Use the Symptom → Evidence → Request pattern: describe what you see, paste the error, then ask for a fix.

Symptom
The AI rewrote files from a previous chunk and broke working features
Evidence
After asking for a search bar, my existing filter buttons disappeared
What to ask the AI
"Add a search bar above the table. Keep the existing status filter buttons -- place the search bar to the left of them on the same row. Do not modify the filter logic."
Symptom
The project is getting too complex and the AI seems confused about what exists
Evidence
The AI is creating duplicate components or referencing files that do not exist
What to ask the AI
"Before making changes, list the current file structure of the src/ directory and describe what each component does. Then add the export feature to the existing PapersTable component."
Symptom
I asked for too much at once and the result is broken
Evidence
I asked for auth + payments + notifications and nothing works
What to ask the AI
"Let's start over on just the authentication piece. Add a login page with email and password fields, a signup page with the same fields plus a name field, and a logout button in the header. Use localStorage for now -- no real backend. Leave payments and notifications for later."

Practice: break it down

Think of a project you want to build. Use this template to plan your chunks:

Project: [description]
Chunk 1 (Foundation): Set up project with [tech], basic layout
Chunk 2 (Core feature): Build [primary feature]
Chunk 3 (Core feature): Build [second feature]
Chunk 4 (Enhancement): Add [supporting feature]
Chunk 5 (Enhancement): Add [another feature]
Chunk 6 (Polish): Responsive design, error handling
Chunk 7 (Deploy): Push to GitHub, deploy to web (see Module 11 for deployment steps)

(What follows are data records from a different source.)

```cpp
template <bool NORM>
__global__ void __launch_bounds__(ST_NT) reflector_strip_kernel(const StripDesc* __restrict__ descs)
{
    __shared__ double part[ST_NW][NBK][ST_LS];
    __shared__ double W1s[NBK][ST_LS], W2s[NBK][ST_LS], Ps[NBK][ST_LS];
    const StripDesc d = descs[blockIdx.x];
    if (d.ctl) {
        const double stopped = *(gcp)d.ctl;
        if (stopped != 0.0 && (double)d.step >= stopped - 1.0) return;
    }
    const int tid = threadIdx.x, lane = tid & 63, wave = tid >> 6;
    const int x = lane & 15, kq = lane >> 4;
    gcp V = (gcp)d.V;
    gp C = (gp)d.C;
    gcp T = (gcp)d.T;
    const int mr = d.mr, nc = d.nc, pw = d.pw;
    const int64_t ldv = d.ldv, ldc = d.ldc;
    for (int e = tid; e < NBK * NBK; e += ST_NT) {
        const int a = e / NBK, b = e % NBK;
        Ps[a][b] = T[d.transT ? b * NBK + a : e];
    }
    {
        const int64_t vo0 = (int64_t)(x < pw ? x : 0) * ldv, vo1 = (int64_t)(x + 16 < pw ? x + 16 : 0) * ldv;
        const int64_t co0 = (int64_t)(x < nc ? x : 0) * ldc, co1 = (int64_t)(x + 16 < nc ? x + 16 : 0) * ldc;
        d4 acc[2][2];
#pragma unroll
        for (int i = 0; i < 2; ++i)
#pragma unroll
            for (int j = 0; j < 2; ++j) acc[i][j] = d4{0.0, 0.0, 0.0, 0.0};
        const int nstep = (mr + 7) / 8;
        double va[ST_UN][2][2], ca[ST_UN][2][2], vn[ST_UN][2][2], cn[ST_UN][2][2];
        auto load = [&](double (&v)[ST_UN][2][2], double (&c)[ST_UN][2][2], int s0) {
#pragma unroll
            for (int u = 0; u < ST_UN; ++u) {
                const int i = (s0 + ST_NW * u) * 8 + 2 * kq;
#pragma unroll
                for (int h = 0; h < 2; ++h) {
                    const bool ok = i + h < mr;
                    const int ii = ok ? i + h : 0;
                    v[u][0][h] = ok ? V[vo0 + ii] : 0.0;
                    v[u][1][h] = ok ? V[vo1 + ii] : 0.0;
                    c[u][0][h] = ok ? C[co0 + ii] : 0.0;
                    c[u][1][h] = ok ? C[co1 + ii] : 0.0;
                }
            }
        };
        if (wave < nstep) load(va, ca, wave);
        for (int s0 = wave; s0 < nstep; s0 += ST_NW * ST_UN) {
            const bool more = s0 + ST_NW * ST_UN < nstep;
            if (more) load(vn, cn, s0 + ST_NW * ST_UN);
#pragma unroll
            for (int u = 0; u < ST_UN; ++u) {
                if (s0 + ST_NW * u < nstep) {
#pragma unroll
                    for (int h = 0; h < 2; ++h)
#pragma unroll
                        for (int i = 0; i < 2; ++i)
#pragma unroll
                            for (int j = 0; j < 2; ++j)
                                acc[i][j] = __builtin_amdgcn_mfma_f64_16x16x4f64(va[u][i][h], ca[u][j][h], acc[i][j], 0, 0, 0);
                }
            }
            if (more) {
#pragma unroll
                for (int u = 0; u < ST_UN; ++u)
#pragma unroll
                    for (int i = 0; i < 2; ++i)
#pragma unroll
                        for (int h = 0; h < 2; ++h) {
                            va[u][i][h] = vn[u][i][h];
                            ca[u][i][h] = cn[u][i][h];
                        }
            }
        }
#pragma unroll
        for (int i = 0; i < 2; ++i)
#pragma unroll
            for (int j = 0; j < 2; ++j)
#pragma unroll
                for (int r = 0; r < 4; ++r) part[wave][i * 16 + kq + 4 * r][j * 16 + x] = acc[i][j][r];
    }
    __syncthreads();
    for (int e = tid; e < NBK * NBK; e += ST_NT) {
        const int a = e / NBK, c = e % NBK;
        double t = 0.0;
#pragma unroll
        for (int w = 0; w < ST_NW; ++w) t += part[w][a][c];
        W1s[a][c] = t;
    }
    __syncthreads();
    if (wave < 4) {
        const int ta = wave >> 1, tc = wave & 1;
        d4 acc = d4{0.0, 0.0, 0.0, 0.0};
#pragma unroll
        for (int kk = 0; kk < NBK / 4; ++kk)
            acc = __builtin_amdgcn_mfma_f64_16x16x4f64(Ps[ta * 16 + x][4 * kk + kq], W1s[4 * kk + kq][tc * 16 + x], acc, 0, 0, 0);
#pragma unroll
        for (int r = 0; r < 4; ++r) W2s[ta * 16 + kq + 4 * r][tc * 16 + x] = acc[r];
    }
    __syncthreads();
    {
        double w2[2][NBK / 4];
#pragma unroll
        for (int ct = 0; ct < 2; ++ct)
#pragma unroll
            for (int kk = 0; kk < NBK / 4; ++kk) w2[ct][kk] = -W2s[4 * kk + kq][ct * 16 + x];
        int64_t vcol[NBK / 4], ccol[2][4];
#pragma unroll
        for (int kk = 0; kk < NBK / 4; ++kk) vcol[kk] = (int64_t)(4 * kk + kq < pw ? 4 * kk + kq : 0) * ldv;
#pragma unroll
        for (int ct = 0; ct < 2; ++ct)
#pragma unroll
            for (int r = 0; r < 4; ++r) {
                const int c = ct * 16 + kq + 4 * r;
                ccol[ct][r] = (int64_t)(c < nc ? c : 0) * ldc;
            }
        const int ntile = (mr + 15) / 16;
        struct Tile {
            double v[NBK / 4];
            d4 c[2];
        };
        auto load = [&](Tile& t, int rt) {
            const int i = rt * 16 + x;
            const bool ok = i < mr;
            const int ii = ok ? i : 0;
#pragma unroll
            for (int kk = 0; kk < NBK / 4; ++kk) t.v[kk] = ok ? V[vcol[kk] + ii] : 0.0;
#pragma unroll
            for (int ct = 0; ct < 2; ++ct)
#pragma unroll
                for (int r = 0; r < 4; ++r) t.c[ct][r] = C[ccol[ct][r] + ii];
        };
        double nrm2 = 0.0;
        auto finish = [&](Tile& t, int rt) {
#pragma unroll
            for (int kk = 0; kk < NBK / 4; ++kk) {
                t.c[0] = __builtin_amdgcn_mfma_f64_16x16x4f64(w2[0][kk], t.v[kk], t.c[0], 0, 0, 0);
                t.c[1] = __builtin_amdgcn_mfma_f64_16x16x4f64(w2[1][kk], t.v[kk], t.c[1], 0, 0, 0);
            }
            const int i = rt * 16 + x;
            if (i < mr) {
                const double below = i >= pw ? 1.0 : 0.0;
#pragma unroll
                for (int ct = 0; ct < 2; ++ct)
#pragma unroll
                    for (int r = 0; r < 4; ++r)
                        if (ct * 16 + kq + 4 * r < nc) {
                            C[ccol[ct][r] + i] = t.c[ct][r];
                            if constexpr (NORM) nrm2 = fma(below * t.c[ct][r], t.c[ct][r], nrm2);
                        }
            }
        };
        Tile t0, t1, t2;
        if (wave < ntile) load(t0, wave);
        if (wave + ST_NW < ntile) load(t1, wave + ST_NW);
        for (int rt = wave; rt < ntile; rt += 3 * ST_NW) {
            if (rt + 2 * ST_NW < ntile) load(t2, rt + 2 * ST_NW);
            finish(t0, rt);
            if (rt + ST_NW < ntile) {
                if (rt + 3 * ST_NW < ntile) load(t0, rt + 3 * ST_NW);
                finish(t1, rt + ST_NW);
            }
            if (rt + 2 * ST_NW < ntile) {
                if (rt + 4 * ST_NW < ntile) load(t1, rt + 4 * ST_NW);
                finish(t2, rt + 2 * ST_NW);
            }
        }
        if constexpr (NORM) if (d.part_out) {
#pragma unroll
            for (int o = 32; o > 0; o >>= 1) nrm2 += __shfl_xor(nrm2, o);
            __syncthreads();
            if (lane == 0) W1s[0][wave] = nrm2;
            __syncthreads();
            if (tid == 0) {
                double t = 0.0;
#pragma unroll
                for (int w = 0; w < ST_NW; ++w) t += W1s[0][w];
                *(gp)d.part_out = t;
            }
        }
    }
}

struct ChunkDesc {
    double* C;
    const double* V;
    const double* T;
    double* wpart;
    int64_t ldc, ldv;
    int32_t mr, nc, pw, transT;
    int32_t slot, n_slots, row0, step;
    const double* ctl;
    double* part_out;
};

__global__ void __launch_bounds__(ST_NT) strip_w1_kernel(const ChunkDesc* __restrict__ descs)
{
    __shared__ double part[ST_NW][NBK][ST_LS];
    const ChunkDesc d = descs[blockIdx.x];
    if (d.ctl) {
        const double stopped = *(gcp)d.ctl;
        if (stopped != 0.0 && (double)d.step >= stopped - 1.0) return;
    }
    const int tid = threadIdx.x, lane = tid & 63, wave = tid >> 6;
    const int x = lane & 15, kq = lane >> 4;
    gcp V = (gcp)d.V;
    gp C = (gp)d.C;
    const int mr = d.mr, nc = d.nc, pw = d.pw;
    const int64_t ldv = d.ldv, ldc = d.ldc;
    {
        const int64_t vo0 = (int64_t)(x < pw ? x : 0) * ldv, vo1 = (int64_t)(x + 16 < pw ? x + 16 : 0) * ldv;
        const int64_t co0 = (int64_t)(x < nc ? x : 0) * ldc, co1 = (int64_t)(x + 16 < nc ? x + 16 : 0) * ldc;
        d4 acc[2][2];
#pragma unroll
        for (int i = 0; i < 2; ++i)
#pragma unroll
            for (int j = 0; j < 2; ++j) acc[i][j] = d4{0.0, 0.0, 0.0, 0.0};
        const int nstep = (mr + 7) / 8;
        double va[ST_UN][2][2], ca[ST_UN][2][2], vn[ST_UN][2][2], cn[ST_UN][2][2];
        auto load = [&](double (&v)[ST_UN][2][2], double (&c)[ST_UN][2][2], int s0) {
#pragma unroll
            for (int u = 0; u < ST_UN; ++u) {
                const int i = (s0 + ST_NW * u) * 8 + 2 * kq;
#pragma unroll
                for (int h = 0; h < 2; ++h) {
                    const bool ok = i + h < mr;
                    const int ii = ok ? i + h : 0;
                    v[u][0][h] = ok ? V[vo0 + ii] : 0.0;
                    v[u][1][h] = ok ? V[vo1 + ii] : 0.0;
                    c[u][0][h] = ok ? C[co0 + ii] : 0.0;
                    c[u][1][h] = ok ? C[co1 + ii] : 0.0;
                }
            }
        };
        if (wave < nstep) load(va, ca, wave);
        for (int s0 = wave; s0 < nstep; s0 += ST_NW * ST_UN) {
            const bool more = s0 + ST_NW * ST_UN < nstep;
            if (more) load(vn, cn, s0 + ST_NW * ST_UN);
#pragma unroll
            for (int u = 0; u < ST_UN; ++u) {
                if (s0 + ST_NW * u < nstep) {
#pragma unroll
                    for (int h = 0; h < 2; ++h)
#pragma unroll
                        for (int i = 0; i < 2; ++i)
#pragma unroll
                            for (int j = 0; j < 2; ++j)
                                acc[i][j] = __builtin_amdgcn_mfma_f64_16x16x4f64(va[u][i][h], ca[u][j][h], acc[i][j], 0, 0, 0);
                }
            }
            if (more) {
#pragma unroll
                for (int u = 0; u < ST_UN; ++u)
#pragma unroll
                    for (int i = 0; i < 2; ++i)
#pragma unroll
                        for (int h = 0; h < 2; ++h) {
                            va[u][i][h] = vn[u][i][h];
                            ca[u][i][h] = cn[u][i][h];
                        }
            }
        }
#pragma unroll
        for (int i = 0; i < 2; ++i)
#pragma unroll
            for (int j = 0; j < 2; ++j)
#pragma unroll
                for (int r = 0; r < 4; ++r) part[wave][i * 16 + kq + 4 * r][j * 16 + x] = acc[i][j][r];
    }
    __syncthreads();
    gp out = (gp)d.wpart + (size_t)d.slot * (NBK * NBK);
    for (int e = tid; e < NBK * NBK; e += ST_NT) {
        const int a = e / NBK, c = e % NBK;
        double t = 0.0;
#pragma unroll
        for (int w = 0; w < ST_NW; ++w) t += part[w][a][c];
        out[e] = t;
    }
}

template <bool NORM>
__global__ void __launch_bounds__(ST_NT) strip_apply_kernel(const ChunkDesc* __restrict__ descs)
{
    __shared__ double W1s[NBK][ST_LS], W2s[NBK][ST_LS], Ps[NBK][ST_LS];
    const ChunkDesc d = descs[blockIdx.x];
    if (d.ctl) {
// ... 833 lines not shown
```

Measured before the change: 6144.

## Compute panel Gram upper-right block with MFMA instead of per-step reductions

For panel steps at index 16 and beyond, the per-step dot-product reduction now covers only the second half of the columns. The V-times-V cross block needed for the T factor (Zs columns 16..31) is instead computed after the panel with f64 MFMA on V rows staged through LDS, interleaved with the V/Ac writeback. This is meant to remove half the scalar FMA and shuffle-reduction work in the later panel steps. In exchange it adds LDS staging, wave barriers and extra shared memory per block, which may reduce occupancy.

```diff
diff --git a/cyten_amd/csrc/blocked_qr.hip b/cyten_amd/csrc/blocked_qr.hip
--- a/cyten_amd/csrc/blocked_qr.hip
+++ b/cyten_amd/csrc/blocked_qr.hip
@@ -265,8 +265,9 @@
     const int j0 = d.j0;
     const int prow = j0 + JJ;
     constexpr int pb = JJ & 1;
-#pragma unroll
-    for (int h = 0; h < 2; ++h) {
+    constexpr int H0 = JJ >= 16 ? 1 : 0;
+#pragma unroll
+    for (int h = H0; h < 2; ++h) {
         double part[16];
 #pragma unroll
         for (int c = 0; c < 16; ++c) part[c] = 0.0;
@@ -288,7 +289,7 @@
     }
     __syncthreads();
 #if CYB_QR_READLANE
-    const int lc = lane & (NBK - 1);
+    const int lc = (lane & (NBK - 1)) | (H0 * 16);
     double ws = 0.0;
 #pragma unroll
     for (int w = 0; w < NT / 64; ++w) ws += sh.wred[pb][w][lc];
@@ -296,7 +297,7 @@
     const double alpha = __hiloint2double(__builtin_amdgcn_readlane(__double2hiint(rb), JJ), __builtin_amdgcn_readlane(__double2loint(rb), JJ));
     const double xn2_raw = __hiloint2double(__builtin_amdgcn_readlane(__double2hiint(ws), JJ), __builtin_amdgcn_readlane(__double2loint(ws), JJ));
 #else
-    if (tid < NBK) {
+    if (tid >= H0 * 16 && tid < NBK) {
         double t = 0.0;
 #pragma unroll
         for (int w = 0; w < NT / 64; ++w) t += sh.wred[pb][w][tid];
@@ -347,9 +348,9 @@
     }
 #endif
 #if CYB_QR_READLANE
-    if (tid < JJ) sh.Zs[tid][JJ] = rb + scale * ws;
+    if (tid >= H0 * 16 && tid < JJ) sh.Zs[tid][JJ] = rb + scale * ws;
 #else
-    if (tid < JJ) sh.Zs[tid][JJ] = sh.rowb[pb][tid] + scale * sh.wsum[pb][tid];
+    if (tid >= H0 * 16 && tid < JJ) sh.Zs[tid][JJ] = sh.rowb[pb][tid] + scale * sh.wsum[pb][tid];
 #endif
     if (tid == 0) {
         sh.taus[JJ] = tau;
@@ -364,8 +365,65 @@
     (panel_step<Is, RPT, NT>(P, sh, d, tid), ...);
 }
 
+constexpr int GS_LD = NBK + 2;
+template <int NT>
+struct PanelGramStage {
+    double t[NT / 64][16 * GS_LD];
+};
+
+struct PanelGramLane {
+    double* wr;
+    const double* rd;
+    int grp;
+};
+template <int NT>
+__device__ __forceinline__ PanelGramLane panel_gram_lane(PanelGramStage<NT>& gs, int tid)
+{
+    const int lane = tid & 63, wave = __builtin_amdgcn_readfirstlane(tid >> 6);
+    const int grp = lane >> 4, col = lane & 15;
+    double* st = gs.t[wave];
+    return PanelGramLane{st + col * GS_LD, st + (8 * (grp & 1) + 4 * (grp >> 1)) * GS_LD + col, grp};
+}
+__device__ __forceinline__ void panel_gram_chunk(const double (&Pq)[NBK], const PanelGramLane& g, int t, d4& acc)
+{
+    if (g.grp == t) {
+#pragma unroll
+        for (int c = 0; c < NBK; c += 2) {
+            double2 w2;
+            w2.x = Pq[c];
+            w2.y = Pq[c + 1];
+            *reinterpret_cast<double2*>(g.wr + c) = w2;
+        }
+    }
+    __builtin_amdgcn_wave_barrier();
+#pragma unroll
+    for (int s = 0; s < 4; ++s) {
+        const double a = g.rd[s * GS_LD], b = g.rd[s * GS_LD + 16];
+        acc = __builtin_amdgcn_mfma_f64_16x16x4f64(a, b, acc, 0, 0, 0);
+    }
+    __builtin_amdgcn_wave_barrier();
+}
+template <int NT>
+__device__ __forceinline__ void panel_gram_publish(PanelGramStage<NT>& gs, const d4& acc, int tid)
+{
+    const int lane = tid & 63, wave = __builtin_amdgcn_readfirstlane(tid >> 6);
+#pragma unroll
+    for (int i = 0; i < 4; ++i) gs.t[wave][((lane >> 4) + 4 * i) * 16 + (lane & 15)] = acc[i];
+}
+
+template <int NT>
+__device__ __forceinline__ void panel_gram_sum(const PanelGramStage<NT>& gs, PanelShared& sh, int tid)
+{
+    for (int e = tid; e < 256; e += NT) {
+        double t = 0.0;
+#pragma unroll
+        for (int w = 0; w < NT / 64; ++w) t += gs.t[w][e];
+        sh.Zs[e >> 4][16 + (e & 15)] = t;
+    }
+}
+
 template <int RPT, int NT = RP_NT>
-__device__ __forceinline__ void panel_reg_body(const PanelDesc& d, PanelShared& sh, const int tid)
+__device__ __forceinline__ void panel_reg_body(const PanelDesc& d, PanelShared& sh, PanelGramStage<NT>& gs, const int tid)
 {
     gp Ac = (gp)d.Ac;
     gp V = (gp)d.V;
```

This becomes your roadmap. Work through it one chunk at a time, committing after each one.

TRY ITAfter the AI finishes building your search feature and you've tested it, what two git commands should you run? (type them separated by ' && ')
KNOWLEDGE CHECK

You want to build an app with user profiles, a messaging system, and notification preferences. What is the best approach?

🔍Context windows and long sessions

As mentioned earlier, AI tools have a limited context window. In practice, this means that in a long session with many back-and-forth messages, the AI may start to forget details from the beginning of the conversation. If you notice the AI “forgetting” earlier work or making inconsistent changes, start a new session and let the AI re-read your project files. This is another reason committing between chunks matters: if the AI makes a mistake in chunk 4, you do not lose the good work from chunks 1-3.

Key takeaways

  • Break big projects into small, focused chunks. One feature or one logical group per prompt. The AI handles small tasks much better than large ones.
  • Follow the house-building sequence. Foundation, frame, rooms, finishing, inspection. Each phase builds on the last.
  • Commit between every chunk. Test the result, commit to git, then move to the next chunk. This gives you safe rollback points.
  • When in doubt, go smaller. A prompt that is too small just costs you one extra prompt. A prompt that is too big costs you debugging time and frustration.
  • Iteration is the process, not a failure. Expect to refine each chunk with a follow-up prompt or two. That is normal and fast.